▶ What you need to do: Your answer must consist of exactly the lines below, starting with the line with "v45, 14, v45" and going on through the line with "v44, s18, 0", and nothing else.

(Records excerpted from a collection)
================================

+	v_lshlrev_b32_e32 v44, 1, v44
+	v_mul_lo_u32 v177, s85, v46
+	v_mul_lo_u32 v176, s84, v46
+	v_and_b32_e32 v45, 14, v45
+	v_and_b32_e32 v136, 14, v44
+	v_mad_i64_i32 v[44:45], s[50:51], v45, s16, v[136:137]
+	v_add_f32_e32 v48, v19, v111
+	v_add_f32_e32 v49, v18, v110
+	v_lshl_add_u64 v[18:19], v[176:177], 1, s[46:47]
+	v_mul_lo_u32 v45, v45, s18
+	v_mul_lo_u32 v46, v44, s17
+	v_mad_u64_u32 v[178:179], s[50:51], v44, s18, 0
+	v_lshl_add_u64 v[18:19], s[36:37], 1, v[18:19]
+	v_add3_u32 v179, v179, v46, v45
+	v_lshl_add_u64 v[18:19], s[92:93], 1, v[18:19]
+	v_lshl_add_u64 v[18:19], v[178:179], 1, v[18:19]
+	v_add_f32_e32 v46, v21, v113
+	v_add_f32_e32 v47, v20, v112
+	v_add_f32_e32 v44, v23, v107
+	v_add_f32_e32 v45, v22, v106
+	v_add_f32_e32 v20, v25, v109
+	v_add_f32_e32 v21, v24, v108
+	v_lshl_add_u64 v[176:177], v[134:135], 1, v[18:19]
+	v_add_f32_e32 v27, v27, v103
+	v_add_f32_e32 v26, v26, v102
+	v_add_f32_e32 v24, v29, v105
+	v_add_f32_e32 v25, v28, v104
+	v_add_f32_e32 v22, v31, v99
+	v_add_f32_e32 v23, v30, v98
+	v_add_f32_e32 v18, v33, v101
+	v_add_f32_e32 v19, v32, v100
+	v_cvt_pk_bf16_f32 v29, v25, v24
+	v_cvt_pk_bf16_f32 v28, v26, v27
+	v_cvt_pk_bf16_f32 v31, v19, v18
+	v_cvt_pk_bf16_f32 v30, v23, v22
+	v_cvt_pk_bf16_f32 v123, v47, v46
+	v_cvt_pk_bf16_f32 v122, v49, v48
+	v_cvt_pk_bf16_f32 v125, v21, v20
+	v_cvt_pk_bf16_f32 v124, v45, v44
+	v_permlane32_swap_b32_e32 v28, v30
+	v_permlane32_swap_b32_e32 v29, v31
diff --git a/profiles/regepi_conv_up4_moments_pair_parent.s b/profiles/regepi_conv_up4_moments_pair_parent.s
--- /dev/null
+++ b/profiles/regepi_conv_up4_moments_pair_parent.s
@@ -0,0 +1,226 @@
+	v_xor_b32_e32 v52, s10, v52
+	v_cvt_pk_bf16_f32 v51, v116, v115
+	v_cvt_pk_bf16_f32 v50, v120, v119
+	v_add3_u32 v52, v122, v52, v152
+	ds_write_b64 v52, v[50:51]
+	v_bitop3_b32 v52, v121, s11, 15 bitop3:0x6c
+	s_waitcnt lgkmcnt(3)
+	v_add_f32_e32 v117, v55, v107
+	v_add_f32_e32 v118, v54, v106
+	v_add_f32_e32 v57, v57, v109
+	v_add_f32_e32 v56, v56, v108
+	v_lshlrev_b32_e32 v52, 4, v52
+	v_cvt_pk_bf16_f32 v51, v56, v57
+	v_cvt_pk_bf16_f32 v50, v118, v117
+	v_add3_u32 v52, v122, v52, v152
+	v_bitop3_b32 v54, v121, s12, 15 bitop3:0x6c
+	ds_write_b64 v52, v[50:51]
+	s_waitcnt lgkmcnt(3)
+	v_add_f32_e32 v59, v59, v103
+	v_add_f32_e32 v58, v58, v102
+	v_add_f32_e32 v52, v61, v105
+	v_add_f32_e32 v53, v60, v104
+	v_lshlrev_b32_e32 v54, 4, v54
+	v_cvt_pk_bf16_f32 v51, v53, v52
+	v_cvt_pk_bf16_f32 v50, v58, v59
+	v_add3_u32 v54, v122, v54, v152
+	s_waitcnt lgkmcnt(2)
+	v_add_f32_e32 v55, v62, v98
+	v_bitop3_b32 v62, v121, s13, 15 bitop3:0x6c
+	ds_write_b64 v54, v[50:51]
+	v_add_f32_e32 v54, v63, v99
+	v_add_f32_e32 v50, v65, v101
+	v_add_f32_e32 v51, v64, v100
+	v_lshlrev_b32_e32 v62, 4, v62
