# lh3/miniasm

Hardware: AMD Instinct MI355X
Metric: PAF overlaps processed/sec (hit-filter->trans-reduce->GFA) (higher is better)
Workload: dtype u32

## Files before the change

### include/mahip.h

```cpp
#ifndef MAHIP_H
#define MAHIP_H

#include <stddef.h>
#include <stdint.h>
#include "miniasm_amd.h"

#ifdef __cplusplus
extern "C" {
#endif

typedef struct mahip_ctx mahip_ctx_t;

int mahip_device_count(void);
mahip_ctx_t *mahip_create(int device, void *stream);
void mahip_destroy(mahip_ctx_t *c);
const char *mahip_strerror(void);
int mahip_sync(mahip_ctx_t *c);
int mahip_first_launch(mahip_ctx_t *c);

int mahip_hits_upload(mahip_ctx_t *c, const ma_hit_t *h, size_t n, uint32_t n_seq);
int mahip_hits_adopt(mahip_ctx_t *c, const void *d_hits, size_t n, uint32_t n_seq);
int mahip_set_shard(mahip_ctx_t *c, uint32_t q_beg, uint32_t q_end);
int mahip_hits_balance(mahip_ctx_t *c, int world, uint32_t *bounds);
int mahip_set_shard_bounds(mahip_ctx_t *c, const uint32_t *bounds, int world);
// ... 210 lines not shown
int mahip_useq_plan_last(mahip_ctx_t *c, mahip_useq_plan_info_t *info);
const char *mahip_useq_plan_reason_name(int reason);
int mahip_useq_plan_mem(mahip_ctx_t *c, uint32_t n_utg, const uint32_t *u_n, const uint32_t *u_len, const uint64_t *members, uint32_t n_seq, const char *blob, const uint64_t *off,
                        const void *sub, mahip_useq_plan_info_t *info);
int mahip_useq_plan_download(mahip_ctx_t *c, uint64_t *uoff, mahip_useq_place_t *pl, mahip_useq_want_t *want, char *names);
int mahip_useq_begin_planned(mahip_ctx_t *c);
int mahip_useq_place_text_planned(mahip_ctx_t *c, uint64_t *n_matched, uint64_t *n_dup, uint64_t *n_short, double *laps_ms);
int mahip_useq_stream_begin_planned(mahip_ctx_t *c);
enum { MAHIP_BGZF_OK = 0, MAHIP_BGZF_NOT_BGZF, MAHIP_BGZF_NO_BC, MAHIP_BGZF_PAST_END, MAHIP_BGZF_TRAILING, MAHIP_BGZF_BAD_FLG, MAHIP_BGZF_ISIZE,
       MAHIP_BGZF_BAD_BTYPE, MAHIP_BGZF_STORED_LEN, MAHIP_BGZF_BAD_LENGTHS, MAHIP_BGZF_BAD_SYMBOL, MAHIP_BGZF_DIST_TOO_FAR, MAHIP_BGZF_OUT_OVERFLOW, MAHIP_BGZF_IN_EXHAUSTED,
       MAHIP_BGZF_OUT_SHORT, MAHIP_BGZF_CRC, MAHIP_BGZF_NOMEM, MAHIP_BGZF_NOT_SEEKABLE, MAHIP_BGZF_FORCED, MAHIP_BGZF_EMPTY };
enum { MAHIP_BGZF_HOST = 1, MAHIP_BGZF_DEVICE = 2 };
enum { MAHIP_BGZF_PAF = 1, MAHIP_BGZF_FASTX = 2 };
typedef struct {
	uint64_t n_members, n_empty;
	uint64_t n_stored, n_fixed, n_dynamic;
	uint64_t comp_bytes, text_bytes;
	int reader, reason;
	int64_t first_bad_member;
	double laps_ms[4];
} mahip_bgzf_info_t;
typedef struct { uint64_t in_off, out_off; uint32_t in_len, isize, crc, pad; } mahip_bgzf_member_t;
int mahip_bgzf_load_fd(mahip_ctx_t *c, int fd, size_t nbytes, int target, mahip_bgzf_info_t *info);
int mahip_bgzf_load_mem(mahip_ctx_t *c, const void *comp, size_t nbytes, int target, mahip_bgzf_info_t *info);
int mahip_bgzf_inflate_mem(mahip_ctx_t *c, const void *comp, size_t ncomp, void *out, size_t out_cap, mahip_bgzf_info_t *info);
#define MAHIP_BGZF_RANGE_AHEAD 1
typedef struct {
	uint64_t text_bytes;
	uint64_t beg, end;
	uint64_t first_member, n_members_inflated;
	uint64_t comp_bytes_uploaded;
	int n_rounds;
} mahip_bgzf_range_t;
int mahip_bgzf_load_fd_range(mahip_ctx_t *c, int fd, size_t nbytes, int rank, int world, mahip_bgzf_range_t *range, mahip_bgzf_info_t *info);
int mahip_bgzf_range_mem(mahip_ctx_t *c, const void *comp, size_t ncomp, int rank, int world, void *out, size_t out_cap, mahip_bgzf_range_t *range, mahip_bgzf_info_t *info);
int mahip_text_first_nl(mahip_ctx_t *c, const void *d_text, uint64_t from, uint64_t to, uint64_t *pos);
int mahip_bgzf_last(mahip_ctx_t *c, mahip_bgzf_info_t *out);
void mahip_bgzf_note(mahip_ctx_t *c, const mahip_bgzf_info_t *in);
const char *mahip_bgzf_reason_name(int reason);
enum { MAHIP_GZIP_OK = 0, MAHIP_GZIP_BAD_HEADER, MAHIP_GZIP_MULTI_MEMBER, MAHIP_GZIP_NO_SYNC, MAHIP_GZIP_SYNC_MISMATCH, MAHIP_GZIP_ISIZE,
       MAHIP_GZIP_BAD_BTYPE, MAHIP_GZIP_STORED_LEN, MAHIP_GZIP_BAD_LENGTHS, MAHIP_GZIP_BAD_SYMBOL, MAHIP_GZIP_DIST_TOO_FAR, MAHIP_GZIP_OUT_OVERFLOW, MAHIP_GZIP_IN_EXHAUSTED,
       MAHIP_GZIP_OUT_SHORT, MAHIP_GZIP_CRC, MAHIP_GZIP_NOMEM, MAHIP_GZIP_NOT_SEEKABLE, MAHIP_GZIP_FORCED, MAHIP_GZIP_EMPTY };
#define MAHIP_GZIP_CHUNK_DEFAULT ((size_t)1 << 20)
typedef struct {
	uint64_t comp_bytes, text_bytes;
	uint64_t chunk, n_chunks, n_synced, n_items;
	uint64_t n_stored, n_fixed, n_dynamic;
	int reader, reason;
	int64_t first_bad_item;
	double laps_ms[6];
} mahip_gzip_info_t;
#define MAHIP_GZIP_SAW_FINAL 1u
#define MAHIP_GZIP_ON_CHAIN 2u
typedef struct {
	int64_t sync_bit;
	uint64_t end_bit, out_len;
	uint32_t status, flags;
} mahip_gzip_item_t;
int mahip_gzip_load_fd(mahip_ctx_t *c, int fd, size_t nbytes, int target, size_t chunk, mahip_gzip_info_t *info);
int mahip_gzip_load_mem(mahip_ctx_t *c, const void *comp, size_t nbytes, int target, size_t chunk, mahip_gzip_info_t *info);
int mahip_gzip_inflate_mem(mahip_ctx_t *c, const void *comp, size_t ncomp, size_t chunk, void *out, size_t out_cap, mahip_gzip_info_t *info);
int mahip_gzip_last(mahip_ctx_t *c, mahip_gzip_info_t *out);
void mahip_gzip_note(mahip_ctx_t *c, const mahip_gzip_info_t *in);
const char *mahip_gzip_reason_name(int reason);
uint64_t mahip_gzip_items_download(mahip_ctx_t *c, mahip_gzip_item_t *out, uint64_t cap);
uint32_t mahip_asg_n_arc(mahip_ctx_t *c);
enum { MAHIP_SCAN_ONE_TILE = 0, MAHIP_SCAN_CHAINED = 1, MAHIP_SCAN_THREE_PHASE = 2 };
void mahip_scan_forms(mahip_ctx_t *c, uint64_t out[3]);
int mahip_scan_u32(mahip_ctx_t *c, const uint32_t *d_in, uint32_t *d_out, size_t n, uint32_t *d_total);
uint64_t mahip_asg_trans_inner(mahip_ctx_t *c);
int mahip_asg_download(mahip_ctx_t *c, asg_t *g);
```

================================

▶ Result:
+	v_and_b32_e32 v45, 14, v45
+	v_and_b32_e32 v136, 14, v44
+	v_mad_i64_i32 v[44:45], s[50:51], v45, s16, v[136:137]
+	v_add_f32_e32 v48, v19, v111
+	v_add_f32_e32 v49, v18, v110
+	v_lshl_add_u64 v[18:19], v[176:177], 1, s[46:47]
+	v_mul_lo_u32 v45, v45, s18
+	v_mul_lo_u32 v46, v44, s17
+	v_mad_u64_u32 v[178:179], s[50:51], v44, s18, 0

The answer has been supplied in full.